当然,满朝文武也不是没有人看出赵祯的意图,但那又如何?
他的每一步举措,下达的每一条政令都事出有因,且恰到好处。
即使有人怀疑官家是“项庄舞剑,意在沛公”,但也找不出任何反对的理由,只能捏着鼻子任由官家拨弄。
再看那些傻乐还什么都不知道的同僚,不禁生出一种“众人皆醉我独醒”的感觉,同时也对官家越发纯熟的帝王心术心生敬畏。
事情是从什么时候发生变化的呢?
就在满朝文武都忙着催官家过继嗣子,连宗室都开始蠢蠢欲动的时候,突然之间,天上掉下了个大皇子。
再然后事情的发展就如同脱缰的野马一般一去不复回。
官家他废后了、官家他整治宗室了、官家他立储了、官家他把范仲淹调回京了......
最后的最后,官家他要开始推行新政了!
好家伙,水入油锅也不止过如此!
一个个原本还徜徉在温水里的旧党官员,这下仿若垂死病中惊坐起。
看着一条条飞速下达的指令以及那些配合默契的新党官员,这时就是再迟钝的人也反应了过来。

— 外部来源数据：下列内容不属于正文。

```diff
+    f32x4v16 xa = {0.f, 0.f, 0.f, 0.f}, xb = {0.f, 0.f, 0.f, 0.f};
+    float4 w = aw[0];
+#pragma unroll
+    for (int k = 0; k < 8; ++k) {
+        const float4 wn = aw[(k + 1) & 7];
+        const int t = k >> 2, r = 4 * (k & 3);
+        xa = __builtin_amdgcn_mfma_f32_4x4x1f32(w.x, relu(ca[t][r + 0]), xa, 0, 0, 0);
+        xb = __builtin_amdgcn_mfma_f32_4x4x1f32(w.x, relu(cb[t][r + 0]), xb, 0, 0, 0);
+        xa = __builtin_amdgcn_mfma_f32_4x4x1f32(w.y, relu(ca[t][r + 1]), xa, 0, 0, 0);
+        xb = __builtin_amdgcn_mfma_f32_4x4x1f32(w.y, relu(cb[t][r + 1]), xb, 0, 0, 0);
+        xa = __builtin_amdgcn_mfma_f32_4x4x1f32(w.z, relu(ca[t][r + 2]), xa, 0, 0, 0);
+        xb = __builtin_amdgcn_mfma_f32_4x4x1f32(w.z, relu(cb[t][r + 2]), xb, 0, 0, 0);
+        xa = __builtin_amdgcn_mfma_f32_4x4x1f32(w.w, relu(ca[t][r + 3]), xa, 0, 0, 0);
+        xb = __builtin_amdgcn_mfma_f32_4x4x1f32(w.w, relu(cb[t][r + 3]), xb, 0, 0, 0);
+        w = wn;
+    }
+    heads_finish_mfma(xa, bh, qa);
+    heads_finish_mfma(xb, bh, qb);
+}
 
 __device__ __forceinline__ int l2_pos(int u) {
     const int t = u >> 5, v = u & 31, b = (v >> 2) & 1, r = (v & 3) + 4 * (v >> 3);
@@ -338,8 +397,6 @@
     const int t = u >> 5, v = u & 31;
     return 16 * t + (v & 3) + 4 * (v >> 3);
 }
-
-typedef float f32x4v16 __attribute__((ext_vector_type(4)));
 
 template <int NSET>
 __device__ __forceinline__ void heads_to_opw(float (&opw)[NSET][2][4][32], int set, const float* hf) {
@@ -368,8 +425,8 @@
     float xs[4];
 };
 
-__device__ __forceinline__ void run_tiles(const float* lw, const float* __restrict__ obs, const int* list, int count,
-                                          const TileOut& out, const TilePre pre) {
+__device__ __forceinline__ void run_tiles(const float* lw, const float* opw, const float* __restrict__ obs,
+                                          const int* list, int count, const TileOut& out, const TilePre pre) {
     const int lane = threadIdx.x & 63, wave = threadIdx.x >> 6, nw = blockDim.x >> 6;
     const int h = lane >> 5, col = lane & 31;
     const int ntiles = (count + 31) >> 5;
@@ -405,7 +462,7 @@
         if (tl == wave) PM_BLK(6);
 #endif
         float q[3];
-        tile_heads(lw + F_H, c2, lane, q);
+        tile_heads_mfma(opw, lw + F_BH, c2, lane, q);
 #ifdef PM_DIAG
         if (tl == wave) PM_BLK(7);
 #endif
@@ -446,6 +503,7 @@
 struct ActSharedT {
     static constexpr int kList = LIST;
     float lw[kLwFloats];
+    float opw[kOpwFloats];
     int list[LIST];
     int count;
     int wtot[16];
@@ -479,6 +537,7 @@
     }
     __builtin_amdgcn_s_setprio(2);
     stage_frags_lds(w, sh.lw, b);
+    const float hv = threadIdx.x < 256 ? w[PLAIN + F_H + threadIdx.x] : 0.f;
     const bool lists = compact && opp_list != nullptr && (lo & 255) == 0 && (((hi - lo) & 255) == 0 || hi == g.n);
     int ids[16];
     if (compact && !lists) compact_load(opp, lo, hi, ids);
@@ -519,10 +578,11 @@
             tile_inputs(obs + (size_t)(lo + min(wave * 32 + (lane & 31), cnt - 1)) * 7, lane >> 5, pre.xs);
         }
     }
+    if (threadIdx.x < 256) sh.opw[opw_slot(threadIdx.x)] = hv;
     __syncthreads();
     PM_BLK(1);
     __builtin_amdgcn_s_setprio(0);
-    run_tiles(sh.lw, obs, sh.list, sh.count, out, pre);
+    run_tiles(sh.lw, sh.opw, obs, sh.list, sh.count, out, pre);
 }
 
 constexpr int kFeatTileFloats = 8 * 64 * 4;
diff --git a/pingpong-selfplay-ai_amd/csrc/pm_selfplay.hip b/pingpong-selfplay-ai_amd/csrc/pm_selfplay.hip
--- a/pingpong-selfplay-ai_amd/csrc/pm_selfplay.hip
+++ b/pingpong-selfplay-ai_amd/csrc/pm_selfplay.hip
@@ -114,7 +114,7 @@
 
 struct FeatAheadSmem {
     float lw[kLwFloats];
-    float hf[264];
+    __attribute__((aligned(16))) float hf[kOpwFloats + 8];
     int ok;
 };
 __device__ __forceinline__ void feat_tiles_ahead(const pm_selfplay& sp, FeatAheadSmem& sm, int t0, int t1, bool force_timeout) {
@@ -144,25 +144,30 @@
             if ((uint32_t)(g >> 32) == tag) { got = true; break; }
             __builtin_amdgcn_s_sleep(2);
         }
-        if (got) sm.hf[t] = __uint_as_float((uint32_t)g);
+        if (got) sm.hf[t < 256 ? opw_slot(t) : kOpwFloats + t - 256] = __uint_as_float((uint32_t)g);
         else sm.ok = 0;
     }
     __syncthreads();
     PM_STAMP_MAX_NB(69);
     const bool ok = sm.ok != 0;
+    int a[2] = {PM_GB_NONE, PM_GB_NONE};
+    if (ok) {
+        float q0[3], q1[3];
+        if (has[1]) {
+            tile_heads_mfma2(sm.hf, sm.hf + kOpwFloats, c2[0], c2[1], lane, q0, q1);
+            a[0] = argmax3(q0);
+            a[1] = argmax3(q1);
+        } else if (has[0]) {
+            tile_heads_mfma(sm.hf, sm.hf + kOpwFloats, c2[0], lane, q0);
+            a[0] = argmax3(q0);
+        }
+    }
 #pragma unroll
     for (int k = 0; k < 2; ++k) {
         if (!has[k]) continue;
         const int arena = tl[k] * 32 + (lane & 31);
-        int a = PM_GB_NONE;
-        if (ok) {
-            float q[3];
-            tile_heads(sm.hf, c2[k], lane, q);
-            a = argmax3(q);
-        } else {
-            feat_store(sp.featB, tl[k], lane, c2[k]);
-        }
-        if (lane < 32 && arena < sp.n) sp.gB[arena] = (int8_t)a;
+        if (!ok) feat_store(sp.featB, tl[k], lane, c2[k]);
+        if (lane < 32 && arena < sp.n) sp.gB[arena] = (int8_t)a[k];
     }
 }
 
@@ -738,6 +743,32 @@
     sm.hp[k] = p;
     sm.m[k] = m;
     sm.v[k] = v;
+}
+__device__ __forceinline__ void adam_two(const pm_selfplay& sp, ApplySmem& sm, int k0, float g0s, int k1, float g1s) {
+    const float step_size = sm.ak[0], bc2s = sm.ak[1];
+    const float g0 = g0s / (float)sp.world, g1 = g1s / (float)sp.world;
+    float m0 = sm.m[k0], v0 = sm.v[k0], p0 = sm.hp[k0];
+    float m1 = sm.m[k1], v1 = sm.v[k1], p1 = sm.hp[k1];
+    m0 = m0 + (float)(1.0 - sp.beta1) * (g0 - m0);
+    m1 = m1 + (float)(1.0 - sp.beta1) * (g1 - m1);
+    v0 = v0 * (float)sp.beta2 + (float)(1.0 - sp.beta2) * g0 * g0;
+    v1 = v1 * (float)sp.beta2 + (float)(1.0 - sp.beta2) * g1 * g1;
+    const float d0 = sqrtf(v0) / bc2s + (float)sp.adam_eps;
+    const float d1 = sqrtf(v1) / bc2s + (float)sp.adam_eps;
+    p0 = p0 - step_size * (m0 / d0);
+    p1 = p1 - step_size * (m1 / d1);
+    sm.hp[k0] = p0;
+    sm.hp[k1] = p1;
+    sp.paramsB[PM_QNET_HEAD_OFF + k0] = p0;
+    sp.adam_m[k0] = m0;
+    sp.adam_v[k0] = v0;
+    sp.paramsB[PM_QNET_HEAD_OFF + k1] = p1;
+    sp.adam_m[k1] = m1;
+    sp.adam_v[k1] = v1;
+    sm.m[k0] = m0;
+    sm.v[k0] = v0;
+    sm.m[k1] = m1;
+    sm.v[k1] = v1;
 }
 __device__ __forceinline__ void apply_adam(const pm_selfplay& sp, ApplySmem& sm) {
     const int t = threadIdx.x, nt = blockDim.x;
@@ -1542,8 +1573,7 @@
             gs[kmu] = g;
             gs[ksg] = gsg;
             if (sp.fuse_apply) {
-                adam_one(sp, sm.ap, kmu, g);
-                adam_one(sp, sm.ap, ksg, gsg);
+                adam_two(sp, sm.ap, kmu, g, ksg, gsg);
             }
         } else if (t < 260) {
             const int k = t - 256;
@@ -1555,8 +1585,7 @@
             gs[kmu] = g;
             gs[ksg] = gsg;
             if (sp.fuse_apply) {
-                adam_one(sp, sm.ap, kmu, g);
-                adam_one(sp, sm.ap, ksg, gsg);
+                adam_two(sp, sm.ap, kmu, g, ksg, gsg);
             }
         }
         if ((ahead & 1) && t < 260) {
```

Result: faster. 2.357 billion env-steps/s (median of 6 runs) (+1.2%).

眼看着事态在不断往更加糟糕的方向发展,旧党的官员们坐不住了。
眼一闭,心一横,使出了文官们压箱底的手段。
“官家,宫门口跪着的人越来越多了,周围还有不少百姓在围观。”
福宁殿中,张茂则快步走到赵祯身边,小声禀告。
“是不是还跪了不少仕子?”
“是的。”张茂则将脑袋压得低低的,生怕被官家接下来的怒气扫到。
然而,出乎他意料的是,官家看上去却并没有生气,他甚至还有心情考校坐在另一张小椅子上的太子。
“政儿觉得这些人该如何处置?”
“胆敢逼宫要挟君上,既然敢做就要有承担后果的勇气,按律处置便是。”
张茂则:太子殿下的行事当真是好生霸道,倒是与大宋历代官家皆不相同。自己以后得小心点了,绝不能犯到这位殿下手中。
“那玟儿觉得呢?”赵祯又看向了正拿着几本劄子随意翻看的赵玟。
赵玟随手丢下手中那本长篇累读讲述着新政乃害民之策的奏本,懒洋洋地答道:
“他们喜欢跪就让他们跪着呗,等到跪不动了自然会离开。要是有哪个不小心跪死了,那也是他们自找的,与爹爹何干?
爹爹要是想,还可以治他们一个陷君王于不义的罪名。”
嘶~
张茂则心中再次倒抽一口冷气。
狠!
实在是太狠了!
该说这两位真不愧是一母同胞的兄妹,连想法都是如出一辙。
赵祯看着神情淡漠的兄妹俩,那双与两人相似的眸子中缓缓泛起笑意。